Agentic AI browsers are fundamentally changing how we interact with information. Unlike chatbots, these agents can retrieve, aggregate, and act on information, magnifying both their utility and their risk. But the risk doesn't come from the technology itself. Instead, it’s in how these agents are used, governed, and designed. Meanwhile, as enterprises grant these autonomous agents deeper access to files, APIs, and system tools, they create new threat vectors, like prompt-injection attacks and data leakage.

At the forefront of this change is Firas Jarboui, the Head of Machine Learning at Gorgias, where he leads AI initiatives that automate millions of daily interactions for 15,000 e-commerce businesses. Backed by a PhD in Mathematics & Machine Learning, years of experience in this high-stakes environment have given Jarboui a pragmatic blueprint for scaling AI safely.

"The shift we're going to see with agentic AI browsers is that the discovery is going to be processed by the agents themselves," Jarboui says. In this nascent space, many are simply "throwing darts in the dark," he explains. To cut through the uncertainty, he offers a framework that begins with a key distinction.
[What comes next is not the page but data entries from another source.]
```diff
+  else if (lp.NS == 1 && ref.npt == 3 && lp.NK == 5 && per <= 4 * 256) kfn = (const void*)ncv_bwd_single_kernel<5, 1, 3, 4>;
+  else if (lp.NS == 1 && ref.npt == 3 && lp.NK == 12 && per <= 4 * 256) kfn = (const void*)ncv_bwd_single_kernel<12, 1, 3, 4>;
+  if (!kfn) return false;
+  if (ncv_per_cu(ref.kfn, 256, ref.lds) > (ref.npt <= 2 ? 3 : 2)) return false;
+  Hold wpk_h(ncv_packed_weights(w, ncv_weights_of(w, g, true, lp, nullptr, 0), st));
+  const nv_bf8* wpk = ncv_fragments(wpk_h);
+  const int O = q.Cout * q.ncol;
+  Hold partial(new_tensor({(int64_t)ref.nblocks * O}, kF32, dy->device()));
+  {
+    KernelTimer kt("conv_dgrad_narrow", 2.0 * conv_flops(g), 2.0 * conv_bytes(g, 2) - (double)g.N * g.Cout * HoWo * 2.0, st);
+    const bf16_t* dp = dy->ptr<bf16_t>(); const bf16_t* xp = x->ptr<bf16_t>();
+    bf16_t* dxp = dx->ptr<bf16_t>();
+    float* pp = partial->ptr<float>();
+    int ipb = ref.ipb;
+    void* args[] = {(void*)&dp, (void*)&xp, (void*)&wpk, (void*)&dxp, (void*)&pp, (void*)&q, (void*)&qd, (void*)&ipb};
+    ncv_launch(kfn, ref.nblocks, 256, lds, args, st);
+  }
+  wgrad_reduce_flat(O, ref.nblocks, partial.get(), dw, st);
+  return true;
+}
+
+}
```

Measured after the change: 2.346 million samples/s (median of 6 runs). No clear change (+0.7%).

For decades, online discovery has been user-driven, Jarboui continues. On Google, users get a ranked list and judge for themselves what’s trustworthy. But AI browsers—powered by frameworks like Retrieval-Augmented Generation (RAG)—flip this model on its head.
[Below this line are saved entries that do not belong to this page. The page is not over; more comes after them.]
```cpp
#ifdef HS_PHASE_TIMING
#define HS_TICK_PARAMS , long long &tk, long long (&acc)[10]
#define HS_TICK_ARGS , tk, acc
#define HS_TICK(i) { const long long now_ = wall_clock64(); acc[i] += now_ - tk; tk = now_; }
#else
#define HS_TICK_PARAMS
#define HS_TICK_ARGS
#define HS_TICK(i)
#endif
#define HS_BODY(r) const bool valid = (r) * 64 + L < nbodies; const int t_ = valid ? R.bodies[(r) * 64 + L] : 0; \
                   const int slot = t_ >> 3, g = t_ & 7; const int meta = valid ? R.meta[slot][g] : 0;
template <int ROUNDS>
HSD void substep_rest(const SimState &S, OctRes &R, BodyReg (&br)[ROUNDS], int nbodies, int NS, ItemCounts ic, bool integrateNext,
                      const float *aforce HS_TICK_PARAMS) {
    const int L = hs_lane();
    const bool manGlobal = phase_sat(S, R, ic);
    HS_TICK(3)
    phase_dd<true>(S, R, ic.anySpill);
    HS_TICK(4)
    constexpr int kShortLastR = ROUNDS - 2;
    const bool shortLast = ROUNDS == 3 && nbodies <= 64 * (ROUNDS - 1);
    const int lastRound = shortLast ? kShortLastR : ROUNDS - 1;
    const WallLists wl = list_wall_bodies<ROUNDS>(R, nbodies, lastRound);
    const int nLast = max(nbodies - 64 * lastRound, 0);
    const int nMerged = min(wl.nEarly, 64 - nLast);
    if (shortLast) static_passes<ROUNDS, kShortLastR, true>(S, R, br, nbodies, nLast, nMerged);
    else static_passes<ROUNDS, ROUNDS - 1, true>(S, R, br, nbodies, nLast, nMerged);
    if (wl.nwb > nMerged) { wall_round<true>(S, R, nMerged, wl.nwb); wave_sync(); }
    if (__builtin_expect(ic.anySpill, 0)) { spill_static<true>(spill_ctx(S), &R, NS); wave_sync(); }
#pragma unroll
    for (int r = 0; r < ROUNDS; ++r) { HS_BODY(r) if (valid) derive_body_velocity(R, slot, g, meta); }
    if (manGlobal) mem_sync(); else wave_sync();
    HS_TICK(5)
    phase_dd<false>(S, R, ic.anySpill);
    HS_TICK(6)
    if (shortLast) static_passes<ROUNDS, kShortLastR, false>(S, R, br, nbodies, nLast, nMerged);
    else static_passes<ROUNDS, ROUNDS - 1, false>(S, R, br, nbodies, nLast, nMerged);
    if (wl.nwb > nMerged) { wall_round<false>(S, R, nMerged, wl.nwb); wave_sync(); }
    if (__builtin_expect(ic.anySpill, 0)) { spill_static<false>(spill_ctx(S), &R, NS); wave_sync(); }
    if (integrateNext) {
#pragma unroll
        for (int r = 0; r < ROUNDS; ++r) { HS_BODY(r) if (valid) integrate_body(R, br[r], slot, g, meta, aforce); }
        wave_sync();
    }
    HS_TICK(7)
}

template <int ROUNDS>
HSD void physics_step(SimState &S, OctRes &R, GenScratch *gen) {
    const int L = hs_lane();
    const int noct = gridDim.x;
    const int sidx = step_ring(S), prevIdx = sidx == 0 ? 2 : sidx - 1, nextIdx = sidx == 2 ? 0 : sidx + 1;
    const int serve = step_serve(S);
    if (serve != kGroupEarly && blockIdx.x == 0 && L == 0) {
        S.tickSum[nextIdx] = 0ull;
        atomicExch(group_count(S, prevIdx, kGroupEarly), 0); atomicExch(group_count(S, prevIdx, kGroupLate), 0);
    }
    int o = blockIdx.x;
    if (serve != kGroupAll) {
        if (o >= *group_count(S, sidx, serve)) return;
        o = oct_list(S, sidx, serve, noct)[o];
    }
    S.wbeg = o * kTile;
    const int p0 = S.wbeg;
    const int NS = kAgentSlot0 + S.A;
    const long long tStart = wall_clock64();
    int prevTicks, lateAbove;
// ... 117 lines not shown
```

Measured before the change: 35.20 million world-steps/s.

## Carry body-pair solve order in registers and load only each side's manifold pieces

```diff
diff --git a/marl-hideandseek_amd/csrc/hs_k_physics.h b/marl-hideandseek_amd/csrc/hs_k_physics.h
--- a/marl-hideandseek_amd/csrc/hs_k_physics.h
+++ b/marl-hideandseek_amd/csrc/hs_k_physics.h
@@ -4,6 +4,7 @@
 #include "hs_collide.h"
 #include "hs_solver.h"
 #include "hs_broadphase.h"
+#include "hs_solve_order.h"
 #include "hs_k_reset.h"
 
 namespace hs {
@@ -50,7 +51,6 @@
     unsigned short scInfo[kNumDSlots][kTile];
     unsigned int scAcc[kTile];
     unsigned int ddAcc[kTile];
-    unsigned int ddOrd[2][kTile];
     float plane0[4][kTile];
     unsigned char bodies[kNumDSlots * kTile];
     union {
@@ -77,12 +77,31 @@
 static_assert(kNumDSlots <= 32 && kMaxWalls + kMaxPlanes <= 64, "pair encoding");
 static_assert(sizeof(ManDD) % 16 == 0 && sizeof(ManS) % 16 == 0, "manifold records move 16 bytes at a time");
 constexpr int kManWords = sizeof(ManDD) / 4;
-template <typename M> HSD void man_lds_load(const float *clip, int slot, M &m) {
-    m = *reinterpret_cast<const M *>(clip + slot * kManWords);
-}
-template <typename M> HSD void man_lds_set_lam(float *clip, int slot, int j, float v) {
+typedef float Piece __attribute__((ext_vector_type(4)));
+#define HS_LDS __attribute__((address_space(3)))
+#define HS_GLOBAL __attribute__((address_space(1)))
+HSD Piece lds_piece(const float *p) { return *(const HS_LDS Piece *)p; }
+HSD Piece glb_piece(const float *p) { return *(const HS_GLOBAL Piece *)p; }
+HSD void lds_put_piece(float *p, Piece v) { *(HS_LDS Piece *)p = v; }
+HSD void glb_put_piece(float *p, Piece v) { *(HS_GLOBAL Piece *)p = v; }
+HSD float glb_word(const float *p) { return *(const HS_GLOBAL float *)p; }
+template <int N> struct Pieces { Piece p[N]; };
+template <int N> HSD void man_load(const float *clip, int loc, const float *rec, const int (&at)[N], Pieces<N> &out) {
+    const float *s = clip + min(loc, OctRes::kSlots - 1) * kManWords;
+#pragma unroll
+    for (int i = 0; i < N; ++i) out.p[i] = lds_piece(s + at[i]);
+    if (loc == kLocGlobal) {
+#pragma unroll
+        for (int i = 0; i < N; ++i) out.p[i] = glb_piece(rec + at[i]);
+    }
+}
+template <typename M> HSD void man_put_lam(float *clip, int loc, M *rec, Piece lam) {
     static_assert(offsetof(M, lam) == sizeof(M) - 16, "lam is the record's tail");
-    clip[slot * kManWords + (sizeof(M) / 4 - 4 + j)] = v;
+    if (loc != kLocGlobal) lds_put_piece(clip + loc * kManWords + (sizeof(M) / 4 - 4), lam);
+    else glb_put_piece(rec->lam, lam);
+}
+HSD void man_static_load(const float *clip, int loc, const ManS *rec, ManS &m) {
+    if (loc != kLocGlobal) m = *reinterpret_cast<const ManS *>(clip + loc * kManWords); else m = *rec;
 }
 
 template <int C> HSD V3 rld3(const float (&a)[C][kNumDSlots][kTile], int slot, int g) { return {a[0][slot][g], a[1][slot][g], a[2][slot][g]}; }
@@ -483,6 +502,7 @@
     int wbeg;
 };
 HSD SpillCtx spill_ctx(const SimState &S) { return {S.walls.p, S.planes.p, (ManDD *)S.wsDD, (ManS *)S.wsSC, S.spPair, S.spInfo, S.wbeg}; }
+HSD HullSrc sat_hull_b(const Col<float, 4 * kMaxWalls> &walls, const OctRes &R, int g, int w, bool isdd, int bsel);
 
 HS_COLD void spill_sat(SpillCtx c, OctRes *Rp) {
     OctRes &R = *Rp;
@@ -522,9 +542,7 @@
                         if (!hi && !collide_hull_plane(hull_ref_body(oa, pa, qa), pn, planes(3 * kMaxPlanes + p, w), raw)) raw.np = 0;
                     } else {
                         const HullSrc ha = hull_src_body(oa, pa, qa);
-                        const HullSrc hb = isdd ? hull_src_body(meta_obj(R.meta[bsel][g]), rld3(R.pos, bsel, g), rld4(R.rot, bsel, g))
-                                                : hull_src_wall(walls(0 * kMaxWalls + bsel, w), walls(1 * kMaxWalls + bsel, w),
-                                                                walls(2 * kMaxWalls + bsel, w), walls(3 * kMaxWalls + bsel, w));
+                        const HullSrc hb = sat_hull_b(walls, R, g, w, isdd, bsel);
                         const AxisResult res = sat_axes(ha, hb, hi);
                         const ClipBuf cb = {R.u.sat.clip, lane >> 1, OctRes::kClip};
                         if (!hi && res.code != 0 && !sat_contact(ha, hb, res, cb, raw)) raw.np = 0;
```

• Summary judgment: With summarization solved, the real challenge becomes source selection. "The part we must be careful about is discovery, which dictates decision-making in tomorrow's world," Jarboui advises.

• Cite your sources: Now, the agent decides which sources to consult and aggregates the findings. "Did it find this information in a subreddit?" Jarboui asks. "Did it find it on Wikipedia? Or did it go through academic articles to reach this conclusion?"

Meanwhile, commercial implications compound the issue. "If you're shopping, you need to ensure the end user is aware of the source," Jarboui says. For instance, an agent might prioritize low-cost merchants over a user's preferred brands. "Did the agent go to the brand I'm usually interested in? Or did it go to a low-cost provider to get that information?"

Such architecture demands a new security posture, Jarboui continues. Unauthorized data exposure isn't a new threat, but contextual enforcement presents a fresh challenge: "The hard part is deciding, based on business context, which actions to gate."

• Context control: Low-probability, high-impact edge cases often pose far greater business risks than routine performance issues, Jarboui explains. "Which actions should never be executed without user validation? And what information should be gated from even entering the context of the LLM?"

• Buyer beware: Ungated access also invites disaster. "If we try to prompt our way in, yes, it will work 99.99% of the time," Jarboui says. "But there is always the risk of the LLM hallucinating and buying you a car you never asked for."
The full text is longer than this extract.